水宮の牢獄 4
ラファエルが私を連れて来たのは、奥の特別室――といっても、もちろん牢獄だ。今は誰も収容していないらしく、水も出ていない。けれどこの場所は天窓から光が射しこんでおり、他とは随分趣が違っている。
中にはソファやクッション、ふかふかのベッドが置いてあり、なかなか広い。ここなら長くいても、快適に過ごせそうだ。
「水が出ていないから、まるで普通のお部屋みたいだわ」
「そうだね。ここが牢獄内で一番いい場所だ。ニカは公爵令嬢だから、入るとしたらここだったかな」
「やっぱり覚えていたのね。ねえ、中に入ってもいい?」
「どうぞ。何なら水も出そうか」
「そんなことができるの? 魔法石のある部屋は別の場所でしょう?」
「私にとっては造作もないことだ。ほら」
ラファエルが両手をかざすと、みるみるうちに上から水が零れ落ち部屋を囲む。水の勢いが強くて、当然ながら外は見えない。けれど、天窓から入る光を水の壁が弾くため、思った以上にキラキラしていた。
「綺麗だわ。牢獄じゃないみたい。ここならずっといられるかも」
私はうっとりと辺りを見回した。今いる状況を、せっかくなのでしばらく楽しんでみようと思う。もちろん危ないので、水壁には触れない。
『ブラノワ』を思い出して、いろいろ想像してみた。孤高のヴェロニカは、何を思ってここで過ごしていたのかしら? 自分のした酷い行いを、彼女はちゃんと反省したの?
私は私。牢獄に入ったヴェロニカではないから、彼女の気持ちはわからない。以前は彼女に憧れていたけれど、今となってはそうでもない――むしろ悪事を働けば、後々自分が苦しむことになると、忠告してあげたいくらいだ。
この部屋は綺麗だけれど、向こう側が全く見えない。水の音で外界の音も遮断されているため、心細く息が詰まる。いくら豪華で広くても、この場所は寂しかった。犯した罪を反省するだけの日々、好きな人の顔もほとんど見ることができない状況なんて、私にはきっと耐えられなかっただろう。
前言撤回――水宮の牢獄にはいられない。本物の悪役にならなくて、本当に良かった。
「ラファエル、もういいわ。気が済んだから、ここから出して」
彼の返事はなかった。
もしかして、私の声が聞こえていないの?
「ラファエル、ラファエルったら! お願い、水を止めて」
大きな声で叫んでみた。
だけど、相変わらず何も聞こえない。
おかしいわ。まさか私を置いて、どこかに行ったんじゃあ……
水の勢いが強いので、壁をくぐる勇気はない。身体の一部を失うなんて、絶対にお断りだ。もしや再び魔法石に異常が見つかり、直しに行ったの?
不安に駆られた頃、ようやく彼の声が聞こえて来た。
「ねえ、ニカ。牢獄なんてあまりいいものではないだろう?」
「ええ。入らなくて良かったわ。わかったから早く出して」
「さて、どうしようか? 誰にも会わせないように、このまま君を閉じ込めたいけど」
「もう! 冗談なんて言ってないで早く!」
昔の私なら、ラノベ通りの展開になったと怯えていたことだろう。けれど今の私は、この世界がラノベではないと知っている。ずっと一緒に過ごして来たラファエル、彼が私を酷い目に遭わせる気がないことも、ちゃんと理解していた。

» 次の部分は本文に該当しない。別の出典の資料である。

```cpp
template <uint64_t K, uint64_t V, uint64_t D>
BLS_HD FqB<K * V, fqb_detail::MASK + ((K * D) >> 29)> small(const FqB<V, D>& a) {
  static_assert(K * D < (1ull << 61), "small multiple overflows");
  return {fq_mul_small(a.x, (uint32_t)K)};
}

template <uint64_t V1, uint64_t D1, uint64_t V2, uint64_t D2>
BLS_HD FqN operator*(const FqB<V1, D1>& a, const FqB<V2, D2>& b) {
  static_assert(V1 * V2 <= fqb_detail::R_OVER_P, "product operand values exceed p R");
  static_assert(fqb_detail::columns_fit(D1, fqb_detail::top(V1), D2, fqb_detail::top(V2)),
                "product column exceeds 64 bits");
  return {fq_mul(a.x, b.x)};
}
template <uint64_t V1, uint64_t D1, uint64_t V2, uint64_t D2, uint64_t V3, uint64_t D3, uint64_t V4, uint64_t D4>
BLS_HD FqN dot2(const FqB<V1, D1>& a, const FqB<V2, D2>& b, const FqB<V3, D3>& c, const FqB<V4, D4>& d) {
  static_assert(V1 * V2 + V3 * V4 <= fqb_detail::R_OVER_P, "dot product operand values exceed p R");
  static_assert(fqb_detail::columns_fit2(D1, fqb_detail::top(V1), D2, fqb_detail::top(V2), D3, fqb_detail::top(V3), D4,
                                         fqb_detail::top(V4)),
                "dot product column exceeds 64 bits");
  return {fq_mul_dot2(a.x, b.x, c.x, d.x)};
}
template <uint64_t V, uint64_t D>
BLS_HD FqB<fqb_detail::KFor<V, D>::k.c, fqb_detail::KFor<V, D>::k.max> neg(const FqB<V, D>& b) {
  constexpr fqb_detail::KConst K = fqb_detail::KFor<V, D>::k;
  Fq r;
#pragma unroll
  for (int i = 0; i < 14; i++) r.d[i] = K.d[i] - b.x.d[i];
  return {r};
}
template <class A, class B, class C, class D>
constexpr bool dot2_fits() {
  return fqb_detail::columns_fit2(A::dig, fqb_detail::top(A::val), B::dig, fqb_detail::top(B::val), C::dig,
                                  fqb_detail::top(C::val), D::dig, fqb_detail::top(D::val));
}

template <uint64_t V, uint64_t D>
BLS_HD FqN sqr(const FqB<V, D>& a) {
  static_assert(V * V <= fqb_detail::R_OVER_P, "square operand value exceeds sqrt(p R)");
  static_assert(fqb_detail::columns_fit(D, fqb_detail::top(V), D, fqb_detail::top(V)), "square column exceeds 64 bits");
  return {fq_sqr(a.x)};
}

template <uint64_t V, uint64_t D, uint64_t V1, uint64_t D1>
BLS_HD FqB<V, D> relax(const FqB<V1, D1>& a) {
  static_assert(V1 <= V && D1 <= D, "value does not fit the declared bound");
  return {a.x};
}
template <uint64_t V1, uint64_t D1, uint64_t V2, uint64_t D2>
BLS_HD FqB<(V1 > V2 ? V1 : V2), (D1 > D2 ? D1 : D2)> sel(bool c, const FqB<V1, D1>& a, const FqB<V2, D2>& b) {
  return {fq_select(c, a.x, b.x)};
}

template <uint64_t V, uint64_t D>
struct Fq2B {
  FqB<V, D> c0, c1;
};
template <uint64_t V, uint64_t D>
BLS_HD Fq2B<V, D> fq2b(const FqB<V, D>& c0, const FqB<V, D>& c1) {
  return {c0, c1};
}
template <uint64_t V, uint64_t D>
BLS_HD Fq2B<V, D> fq2b_zero() {
  return {{fq_zero()}, {fq_zero()}};
}

template <uint64_t V1, uint64_t D1, uint64_t V2, uint64_t D2>
BLS_HD auto operator+(const Fq2B<V1, D1>& a, const Fq2B<V2, D2>& b) {
  return Fq2B<V1 + V2, D1 + D2>{a.c0 + b.c0, a.c1 + b.c1};
}
template <uint64_t V1, uint64_t D1, uint64_t V2, uint64_t D2>
BLS_HD auto operator-(const Fq2B<V1, D1>& a, const Fq2B<V2, D2>& b) {
  using R = decltype(a.c0 - b.c0);
  return Fq2B<R::val, R::dig>{a.c0 - b.c0, a.c1 - b.c1};
}
template <uint64_t V, uint64_t D>
BLS_HD auto norm(const Fq2B<V, D>& a) {
  using R = decltype(norm(a.c0));
  return Fq2B<R::val, R::dig>{norm(a.c0), norm(a.c1)};
}
template <uint64_t K, uint64_t V, uint64_t D>
BLS_HD auto small(const Fq2B<V, D>& a) {
  using R = decltype(small<K>(a.c0));
  return Fq2B<R::val, R::dig>{small<K>(a.c0), small<K>(a.c1)};
}
template <uint64_t V, uint64_t D, uint64_t V1, uint64_t D1>
BLS_HD Fq2B<V, D> relax(const Fq2B<V1, D1>& a) {
  return {relax<V, D>(a.c0), relax<V, D>(a.c1)};
}
template <uint64_t V1, uint64_t D1, uint64_t V2, uint64_t D2>
BLS_HD auto sel(bool c, const Fq2B<V1, D1>& a, const Fq2B<V2, D2>& b) {
  using R = decltype(sel(c, a.c0, b.c0));
  return Fq2B<R::val, R::dig>{sel(c, a.c0, b.c0), sel(c, a.c1, b.c1)};
}
template <uint64_t V, uint64_t D>
BLS_HD auto xi(const Fq2B<V, D>& a) {
  using R0 = decltype(a.c0 - a.c1);
  using R = FqB<(R0::val > 2 * V ? R0::val : 2 * V), (R0::dig > 2 * D ? R0::dig : 2 * D)>;
  return Fq2B<R::val, R::dig>{relax<R::val, R::dig>(a.c0 - a.c1), relax<R::val, R::dig>(a.c0 + a.c1)};
}
template <uint64_t V1, uint64_t D1, uint64_t V2, uint64_t D2>
BLS_HD Fq2B<2, fqb_detail::MASK> operator*(const Fq2B<V1, D1>& a, const Fq2B<V2, D2>& b) {
  const auto nb = neg(b.c1);
  using A = FqB<V1, D1>;
  using B = FqB<V2, D2>;
// ... 66 lines not shown
```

「冗談……か。そうだね、これだと君と触れ合えない。だから、水の勢いを弱めてみるよ。どう?」
水の流れがかなりゆっくりとなったため、向こう側にいるラファエルの顔がぼんやり見えるようになった。例えて言うなら、雨が叩きつける窓の両側でガラスを挟んで向かい合っているような感じだ。
「ラファエル……」
「ニカが昔語ったのは、このことだろう?」
「ええ」
彼は覚えていてくれた。私の憧れをバカにせず、丸ごと受け入れてくれている。
途端に愛しい気持ちが溢れ出し、私は彼の顔に向かって手を伸ばした。冷たい水が指に触れ、手首を伝って落ちる。ラファエルは、そんな私の様子を見てクスリと笑うと、同じように手を伸ばす。

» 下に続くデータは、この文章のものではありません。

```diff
@@ -436,18 +480,8 @@
     if constexpr (FACT) {
         __shared__ double base_lds[((F & F_GRID) ? 3 : 2) * FACT_ROWS * PP];
         static_assert(FACT_ROWS % U == 0, "ring slots are addressed by k % U across LDS chunks");
-        GridFactors f;
-        f.lr = 0.0; f.pr = 0.0; f.lp = 0u; f.pp = 0u; f.cp = 0u; f.pat = 0u;
-        OutageWords ow;
-        ow.cur = 0; ow.nxt = 0; ow.wi = 0;
-        RawActions<AT> ring[U];
-        if (active) {
-            load_factors<F>(a.c, i, f);
-            if constexpr (F & F_GRID) outage_init(a.c, N, i, a.T, t0, ow);
-#pragma unroll
-            for (int u = 0; u < U; u++)
-                if (u < K) load_actions_at<F>(actions + (int64_t)u * N * A_DIM, i32, ring[u]);
-        }
+        stage_store<F>(staged, base_lds);
+        __syncthreads();
         int64_t off = i;
         auto run_chunk = [&](auto gi_tag, auto hot_tag, int32_t kb, int32_t n) __attribute__((always_inline)) {
             BaseVals nb = read_base_row<F>(base_lds, 0, f);
@@ -479,9 +513,12 @@
         };
         for (int32_t kb = 0; kb < K; kb += FACT_ROWS) {
             const int32_t n = K - kb < FACT_ROWS ? K - kb : FACT_ROWS;
-            __syncthreads();
-            stage_base_rows<F>(a.c, (int64_t)t0 + kb, n, base_lds, BLOCK_K);
-            __syncthreads();
+            if (kb > 0) {
+                stage_load<F>(a.c, (int64_t)t0 + kb, n, staged);
+                __syncthreads();
+                stage_store<F>(staged, base_lds);
+                __syncthreads();
+            }
             if (active) specialised([&](auto gi_tag, auto hot_tag) __attribute__((always_inline)) { run_chunk(gi_tag, hot_tag, kb, n); });
         }
         if (!active) return;
@@ -512,7 +549,11 @@
     }
     if constexpr (F & F_BATTERY) { if (!want_soc) s.soc = s.charge / p.bat_cmax; }
     store_state<F>(a.c, i, s);
-    if (out.ret_acc) out.ret_acc[i] += ret;
+    if (out.ret_acc) {
+        if constexpr (!FACT) ret0 = out.ret_acc[i];
+        out.ret_acc[i] = ret0 + ret;
+    }
+    flag_overrun(a, lr);
     advance_counter_in_kernel(a, K_launch);
 }
 
@@ -1386,25 +1427,49 @@
     FusedOut out = out_rt;
     if constexpr (!RICH) { out.log = nullptr; out.status_trace = nullptr; }
     const int32_t K_launch = K;
-    t0 = resolve_t(a, t0);
-    K = resolve_k(a, t0, K);
+    const LaunchRange lr = resolve_range(a, t0, K);
+    t0 = lr.t0; K = lr.K;
     const int64_t i = (int64_t)a.g0 + (int64_t)blockIdx.x * gpb + threadIdx.x;
     const bool active = (int32_t)threadIdx.x < gpb && i < a.g1;
     if constexpr (!FACT) { if (!active) return; }
+    const int64_t il = (FACT && i >= a.g1) ? (int64_t)a.g1 - 1 : i;
+    const uint32_t il32 = (uint32_t)il;
     const int64_t N = a.N;
     Params p; State s; Derived d;
     const bool want_soc = (out.soc_trace != nullptr) || (out.log != nullptr);
-    bool gen_instant = false;
-    int32_t k_done = 0;
-    uint32_t word = 0u;
-    if (active) {
-        load_state<F>(a.c, i, out.log != nullptr, s);
-        load_params<F>(a.c, i, p);
-        derive<F>(p, d);
-        gen_instant = genset_wave_is_instant<F>(p, s);
-        k_done = (a.grid_final ? a.grid_final[i] : a.final_step) - 1 - t0;
-        word = PER_STEP ? 0u : pl_select(tab, ids[i]);
-    }
+    StagedRows<F> staged;
+    if constexpr (FACT) stage_load<F>(a.c, t0, K < FACT_ROWS ? K : FACT_ROWS, staged);
+    load_state<F>(a.c, il, false, s);
+    if constexpr (RICH && (F & F_BATTERY)) {
+        const double soc0 = a.c.soc[il];
+        s.soc = out.log ? soc0 : 0.0;
+    }
+    load_params<F>(a.c, il, p);
+    int32_t fin = a.final_step;
+    if (a.grid_final) fin = a.grid_final[il];
+    double ret0 = 0.0;
+    if constexpr (FACT) { if (out.ret_acc) ret0 = out.ret_acc[il]; }
+    uint8_t id_fixed = 0;
+    if constexpr (!PER_STEP) id_fixed = ids[il];
+    GridFactors f;
+    f.lr = 0.0; f.pr = 0.0; f.lp = 0u; f.pp = 0u; f.cp = 0u; f.pat = 0u;
+    OutageWords ow;
+    ow.cur = 0; ow.nxt = 0; ow.wi = 0;
+    static_assert(!FACT || U <= 8, "the id ring is one 64-bit register");
+    uint64_t idq = 0;
+    if constexpr (FACT) {
+        load_factors<F>(a.c, il, f);
+        if constexpr (F & F_GRID) outage_init(a.c, N, il, a.T, t0, ow);
+        if constexpr (PER_STEP) {
+#pragma unroll
+            for (int u = 0; u < U; u++)
+                if (u < K) idq |= (uint64_t)(ids + (int64_t)u * N)[il32] << (8 * u);
+        }
+    }
+    derive<F>(p, d);
+    const bool gen_instant = genset_wave_is_instant<F>(p, s, active);
+    const int32_t k_done = fin - 1 - t0;
+    uint32_t word = PER_STEP ? 0u : pl_select(tab, id_fixed);
     double ret = 0.0;
 
     const bool hot = !RICH && out.reward != nullptr && out.done == nullptr && (!(F & F_BATTERY) || out.soc_trace != nullptr) &&
@@ -1444,21 +1509,8 @@
     if constexpr (FACT) {
         __shared__ double base_lds[((F & F_GRID) ? 3 : 2) * FACT_ROWS * PP];
         static_assert(FACT_ROWS % U == 0, "ring slots are addressed by k % U across LDS chunks");
-        GridFactors f;
-        f.lr = 0.0; f.pr = 0.0; f.lp = 0u; f.pp = 0u; f.cp = 0u; f.pat = 0u;
-        OutageWords ow;
-        ow.cur = 0; ow.nxt = 0; ow.wi = 0;
-        static_assert(U <= 8, "the id ring is one 64-bit register");
-        uint64_t idq = 0;
-        if (active) {
-            load_factors<F>(a.c, i, f);
-            if constexpr (F & F_GRID) outage_init(a.c, N, i, a.T, t0, ow);
-            if constexpr (PER_STEP) {
-#pragma unroll
-                for (int u = 0; u < U; u++)
-                    if (u < K) idq |= (uint64_t)(ids + (int64_t)u * N)[i32] << (8 * u);
-            }
-        }
+        stage_store<F>(staged, base_lds);
+        __syncthreads();
         int64_t off = i;
         auto run_chunk = [&](auto gi_tag, auto hot_tag, int32_t kb, int32_t n) __attribute__((always_inline)) {
             BaseVals nb = read_base_row<F>(base_lds, 0, f);
@@ -1491,9 +1543,12 @@
         };
         for (int32_t kb = 0; kb < K; kb += FACT_ROWS) {
             const int32_t n = K - kb < FACT_ROWS ? K - kb : FACT_ROWS;
-            __syncthreads();
-            stage_base_rows<F>(a.c, (int64_t)t0 + kb, n, base_lds, BLOCK_K);
-            __syncthreads();
+            if (kb > 0) {
+                stage_load<F>(a.c, (int64_t)t0 + kb, n, staged);
+                __syncthreads();
+                stage_store<F>(staged, base_lds);
+                __syncthreads();
+            }
             if (active) specialised([&](auto gi_tag, auto hot_tag) __attribute__((always_inline)) { run_chunk(gi_tag, hot_tag, kb, n); });
         }
         if (!active) return;
@@ -1532,7 +1587,11 @@
     }
     if constexpr (F & F_BATTERY) { if (!want_soc) s.soc = s.charge / p.bat_cmax; }
     store_state<F>(a.c, i, s);
-    if (out.ret_acc) out.ret_acc[i] += ret;
+    if (out.ret_acc) {
+        if constexpr (!FACT) ret0 = out.ret_acc[i];
+        out.ret_acc[i] = ret0 + ret;
+    }
+    flag_overrun(a, lr);
     advance_counter_in_kernel(a, K_launch);
 }
 
```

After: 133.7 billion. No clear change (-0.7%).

――水壁越しに重なる手と手。触れそうでそれ以上触れられない距離。好きな人の顔をはっきりと見たいのに、それすら叶わない。
だってこれ以上近づけば、確実にびしょ濡れになってしまう。
水壁越しでも、ラファエルは綺麗だった。金色の髪と紫色の瞳、私に触れるあの頃よりも大きな手。けれど、ぼんやりとしか見えないから、なんだか切ない。
憧れていた場面でも、こんな場所は嫌!
私は、水の向こうの貴方に触れたいの。
ラファエルを想い胸が苦しい。でも彼は気づかずに、手を引っ込めてしまう。行き場のなくなった私の手が、温もりを求めて流水をくぐる……はずなのに!?

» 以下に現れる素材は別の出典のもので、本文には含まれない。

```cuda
template <int C, bool PROJ, int CS>
__global__ void __launch_bounds__(FM_THREADS, 1) swin_mlp_fused_kernel(const __grid_constant__ FmMaps maps, const float* __restrict__ bp,
                                                                     const float* __restrict__ b1, const float* __restrict__ b2,
                                                                     const float* __restrict__ by) {
    using Cfg = FmCfg<C>;
    static_assert(CS % 16 == 0 && 2 * C * CS <= Cfg::STAGE && CS * 256 <= Cfg::TILE, "Wy must fit a ring stage, y the att tile");
    constexpr int KB = Cfg::KB, NP = (KB + 1) / 2, NH = 2 * C / 64, NHALF = C / 96;
    extern __shared__ uint8_t smem_dyn[];
    uint8_t* smem = reinterpret_cast<uint8_t*>((reinterpret_cast<uintptr_t>(smem_dyn) + 1023) & ~(uintptr_t)1023);
    uint8_t* sx = smem;
    uint8_t* satt = smem + Cfg::TILE;
    uint8_t* ring = smem + 2 * Cfg::TILE;
    uint64_t* full = reinterpret_cast<uint64_t*>(ring + FM_STAGES * Cfg::STAGE);
    uint64_t* empty = full + FM_STAGES;
    uint64_t* abar = empty + FM_STAGES;
    uint64_t* xbar = abar + KB;
    const int tid = threadIdx.x, warp = tid >> 5;
    const int row_base = blockIdx.x * FM_ROWS;
    if (tid == GEMM_CONSUMER_THREADS) {
        tma_prefetch_desc(&maps.x);
        tma_prefetch_desc(&maps.w1);
        tma_prefetch_desc(&maps.w2);
        if (CS) tma_prefetch_desc(&maps.wy);
        if (PROJ) {
            tma_prefetch_desc(&maps.att);
            tma_prefetch_desc(&maps.wp);
        }
        for (int s = 0; s < FM_STAGES; ++s) {
            mbar_init(&full[s], 1);
            mbar_init(&empty[s], 2);
        }
        for (int kb = 0; kb < KB; ++kb) mbar_init(&abar[kb], 1);
        mbar_init(xbar, 1);
        fence_barrier_init();
    }
    __syncthreads();

    if (warp >= GEMM_CONSUMER_THREADS / 32) {
        asm volatile("setmaxnreg.dec.sync.aligned.u32 %0;" ::"n"(FM_PRODUCER_REGS));
        if (warp == GEMM_CONSUMER_THREADS / 32 && elect_one()) {
            bool acts = false;
            auto load_acts = [&]() {
                asm volatile("griddepcontrol.wait;" ::: "memory");
                if (PROJ)
                    for (int kb = 0; kb < KB; ++kb) {
                        mbar_expect_tx(&abar[kb], FM_ROWS * 64);
                        tma_load_2d(&maps.att, &abar[kb], satt + kb * (FM_ROWS * 64), kb * 32, row_base);
                    }
                mbar_expect_tx(xbar, Cfg::TILE);
                for (int kb = 0; kb < KB; ++kb) tma_load_2d(&maps.x, xbar, sx + kb * (FM_ROWS * 64), kb * 32, row_base);
                acts = true;
            };
            int it = 0;
            auto push = [&](const CUtensorMap* m, int k0, int n0, int rows, int nbox) {
                if (it == FM_STAGES) load_acts();
                const int s = it % FM_STAGES;
                fm_wait(&empty[s], ((it / FM_STAGES) & 1) ^ 1);
                mbar_expect_tx(&full[s], nbox * rows * 64);
                for (int b = 0; b < nbox; ++b) tma_load_2d(m, &full[s], ring + s * Cfg::STAGE + b * rows * 64, k0 + 32 * b, n0);
                ++it;
            };
            if (PROJ)
                for (int j = 0; j < NP; ++j) push(&maps.wp, 64 * j, 0, C, min(2, KB - 2 * j));
            push(&maps.w1, 0, 0, 64, KB);
            for (int hc = 0; hc < NH; ++hc) {
                if (hc + 1 < NH) push(&maps.w1, 0, (hc + 1) * 64, 64, KB);
                push(&maps.w2, hc * 64, 0, C, 2);
            }
            if (CS) push(&maps.wy, 0, 0, CS, KB);
            if (!acts) load_acts();
        }
        return;
    }

    asm volatile("setmaxnreg.inc.sync.aligned.u32 %0;" ::"n"(FM_CONSUMER_REGS));
    const int wg = tid >> 7, t = tid & 127;
    const int row0 = wg * 64 + (t >> 5) * 16 + ((t & 31) >> 2);
    const int cq = 2 * (t & 3);
    const uint32_t x_base = smem_u32(sx) + wg * 64 * 64, att_base = smem_u32(satt) + wg * 64 * 64;
    int it = 0, pending = 0;
    auto take = [&]() -> uint32_t {
        const int s = it % FM_STAGES;
        fm_wait(&full[s], (it / FM_STAGES) & 1);
        return smem_u32(ring + s * Cfg::STAGE);
    };
    auto commit = [&]() {
        wgmma_commit();
        ++it;
        ++pending;
    };
    auto retire = [&](int n) {
        wgmma_wait_n(n);
#pragma unroll
        for (int k = 0; k < FM_STAGES; ++k)
            if (k < pending - n && t == 0) mbar_arrive(&empty[(it - pending + k) % FM_STAGES]);
        pending = min(pending, n);
    };

    if (PROJ) {
        float acc[C / 2];
#pragma unroll
        for (int j = 0; j < C / 2; ++j) acc[j] = 0.f;
        wgmma_fence_operands(acc);
#pragma unroll
        for (int j = 0; j < NP; ++j) {
            const uint32_t bb = take();
#pragma unroll
            for (int kb = 2 * j; kb < 2 * j + 2 && kb < KB; ++kb) fm_wait(&abar[kb], 0);
            wgmma_fence();
#pragma unroll
            for (int kb = 2 * j; kb < 2 * j + 2 && kb < KB; ++kb) {
                const uint32_t a = att_base + kb * (FM_ROWS * 64), b = bb + (kb - 2 * j) * (C * 64);
#pragma unroll
                for (int s = 0; s < 2; ++s)
#pragma unroll
                    for (int h = 0; h < NHALF; ++h)
                        wgmma_f16<96>(half96(acc, h), make_kmajor_desc<64>(a + 32 * s), make_kmajor_desc<64>(b + h * 96 * 64 + 32 * s), 1u);
            }
            commit();
            retire(1);
        }
        retire(0);
        wgmma_fence_operands(acc);
        fm_wait(xbar, 0);
#pragma unroll
        for (int j = 0; j < C / 8; ++j) {
            const int col = 8 * j + cq;
            const float2 bq = __ldg(reinterpret_cast<const float2*>(bp + col));
#pragma unroll
            for (int i = 0; i < 2; ++i) {
                __half2* p = reinterpret_cast<__half2*>(sx + sw64_off<FM_ROWS>(row0 + 8 * i, col));
                const float2 xv = __half22float2(*p);
                *p = __floats2half2_rn(xv.x + (acc[4 * j + 2 * i] + bq.x), xv.y + (acc[4 * j + 2 * i + 1] + bq.y));
            }
        }
        fence_async_smem();
        asm volatile("bar.sync %0, 128;" ::"r"(2 + wg) : "memory");
    } else {
        fm_wait(xbar, 0);
    }

    float oacc[C / 2];
#pragma unroll
    for (int j = 0; j < C / 2; ++j) oacc[j] = 0.f;
    wgmma_fence_operands(oacc);
    float hacc[2][32];
    uint32_t af[4][4];
    auto fc1 = [&](float (&h)[32]) {
#pragma unroll
        for (int j = 0; j < 32; ++j) h[j] = 0.f;
        wgmma_fence_operands(h);
        const uint32_t bb = take();
        wgmma_fence();
#pragma unroll
        for (int kb = 0; kb < KB; ++kb) {
            const uint32_t a = x_base + kb * (FM_ROWS * 64), b = bb + kb * (64 * 64);
            wgmma_f16<64>(h, make_kmajor_desc<64>(a), make_kmajor_desc<64>(b), 1u);
            wgmma_f16<64>(h, make_kmajor_desc<64>(a + 32), make_kmajor_desc<64>(b + 32), 1u);
        }
        commit();
    };
    fc1(hacc[0]);
#pragma unroll
    for (int hc = 0; hc < NH; ++hc) {
        const int buf = hc & 1;
        if (hc + 1 < NH) fc1(hacc[buf ^ 1]);
        retire(hc + 1 < NH ? 1 : 0);
        wgmma_fence_operands(hacc[buf]);
#pragma unroll
        for (int kk = 0; kk < 4; ++kk)
#pragma unroll
            for (int q = 0; q < 4; ++q) {
// ... 157 lines not shown
```
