# DanielLin94144/E2E-ASR-Pytorch

Hardware: AMD Instinct MI355X
Metric: audio frames/sec (fwd+bwd) LibriSpeech-100 joint CTC-att (higher is better)
Workload: dtype bf16; 1 GPU; config/librispeech_asr.yaml (vgg 0, 4xBiLSTM-320, joint CTC-att 0.5), B=16 x T=1200 x D=160 per GPU, L=180, delta+SpecAugment on GPU, fwd+losses+bwd+grad-allreduce+clip+Adadelta, dropout on; global_batch=16, frames_per_utt=1200, parallelism=dp1

## Files before the change

e2e-asr-pytorch_amd/csrc/decoder_cluster.h:

```cpp
#pragma once
#include "common.h"
#include "handoff.h"
#include "decoder_internal.h"
#include <stdlib.h>
#include <algorithm>

namespace {


constexpr u64 PAIR_MASK = 7ull | (7ull << 32);
__device__ __forceinline__ u64 pair_want(unsigned seq, unsigned epoch) {
    epoch = 2u + epoch % 14u;
    const unsigned tag = ((epoch & 15u) << 2) | seq;
    return (u64)(tag & 7u) | ((u64)(tag >> 3) << 32);
}
__device__ __forceinline__ u64 pack2(float a, float b, u64 want) {
    return ((u64)(__float_as_uint(a) & ~7u) | ((u64)(__float_as_uint(b) & ~7u) << 32)) | want;
}
__device__ __forceinline__ float lo_f(u64 g) { return __uint_as_float((unsigned)g & ~7u); }
__device__ __forceinline__ float hi_f(u64 g) { return __uint_as_float((unsigned)(g >> 32) & ~7u); }
__device__ __forceinline__ unsigned f2h_bits(float x) { return (unsigned)__builtin_bit_cast(unsigned short, (_Float16)x); }
__device__ __forceinline__ u64 pack4h(float a, float b, float c, float d, u64 want) {
    const unsigned lo = (f2h_bits(a) & ~7u) | (f2h_bits(b) << 16), hi = (f2h_bits(c) & ~7u) | (f2h_bits(d) << 16);
    return ((u64)lo | ((u64)hi << 32)) | want;
// ... 35 lines not shown
__device__ __forceinline__ float tanh_f(float x) { return 1.f - 2.f * __builtin_amdgcn_rcpf(1.f + __expf(2.f * x)); }
__device__ __forceinline__ float sigm_f(float x) { return __builtin_amdgcn_rcpf(1.f + __expf(-x)); }

__device__ __forceinline__ float wave_sum_dpp(float v) {
#define DPB_STEP(CTRL, RMASK) v += __builtin_bit_cast(float, __builtin_amdgcn_update_dpp(0, __builtin_bit_cast(int, v), CTRL, RMASK, 0xf, false));
    DPB_STEP(0xB1, 0xf)
    DPB_STEP(0x4E, 0xf)
    DPB_STEP(0x141, 0xf)
    DPB_STEP(0x140, 0xf)
    DPB_STEP(0x142, 0xa)
    DPB_STEP(0x143, 0xc)
#undef DPB_STEP
    return __builtin_bit_cast(float, __builtin_amdgcn_readlane(__builtin_bit_cast(int, v), 63));
}
__device__ __forceinline__ float sum8_dpp(float v) {
    v += __builtin_bit_cast(float, __builtin_amdgcn_update_dpp(0, __builtin_bit_cast(int, v), 0xB1, 0xf, 0xf, false));
    v += __builtin_bit_cast(float, __builtin_amdgcn_update_dpp(0, __builtin_bit_cast(int, v), 0x4E, 0xf, 0xf, false));
    v += __builtin_bit_cast(float, __builtin_amdgcn_update_dpp(0, __builtin_bit_cast(int, v), 0x141, 0xf, 0xf, false));
    return v;
}
__device__ __forceinline__ float wave_max_dpp(float v) {
#define DPB_STEP(CTRL, RMASK) v = fmaxf(v, __builtin_bit_cast(float, __builtin_amdgcn_update_dpp(__builtin_bit_cast(int, v), __builtin_bit_cast(int, v), CTRL, RMASK, 0xf, false)));
    DPB_STEP(0xB1, 0xf)
    DPB_STEP(0x4E, 0xf)
    DPB_STEP(0x141, 0xf)
    DPB_STEP(0x140, 0xf)
    DPB_STEP(0x142, 0xa)
    DPB_STEP(0x143, 0xc)
#undef DPB_STEP
    return __builtin_bit_cast(float, __builtin_amdgcn_readlane(__builtin_bit_cast(int, v), 63));
}
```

「これ以上伸ばせないわ。見えない壁があるみたい。どういうことかしら?」
「そりゃあ一応、牢獄だからね? 魔法障壁があるから、すぐに出られるわけがない」
「そうなの。それじゃあ、看守が魔法石で水の勢いを弱めても……」
「君の夢を打ち砕くようで悪いけど、脱獄はまず無理だろう」
「知らなかったわ」
危ないところだった。
たとえ悪事を重ねてここに入ったとしても、事情を知るジルドは脱獄の準備すらしてくれなかっただろう。それなら彼とのじれじれラブは、最初から幻だったのね?
水宮の牢獄に来たことは後悔していない。
だって私はもう……
「ありがとう、ラファエル。私の夢を再現してくれて」
「どういたしまして。それで? ニカ、君はもういいの?」
「いいって何が?」
「ジルドのことは、諦められた?」
ラファエルの表情が読み取れない。
彼は今、どんな顔をしているのかしら。怒った顔、冷静な様子、それとも、からかうように笑みを浮かべている?
「ラファエルお願い。ここから出して」
「可愛くお願いされたら仕方がないな。ほら、おいで」
一瞬で水の壁は消え去る。
気がつけば私は、ラファエルに引っ張られて彼の腕の中に閉じ込められていた。見上げた彼の表情は、いつもより真剣で。彼はまさか……
「ねえ、ラファエル。もしかして貴方、ジルドに嫉妬しているの?」
頬がサッと赤くなる瞬間を、私は見逃さなかった。ラファエルにしては珍しい。それなら彼は、いつでも自信たっぷりってわけではないのね?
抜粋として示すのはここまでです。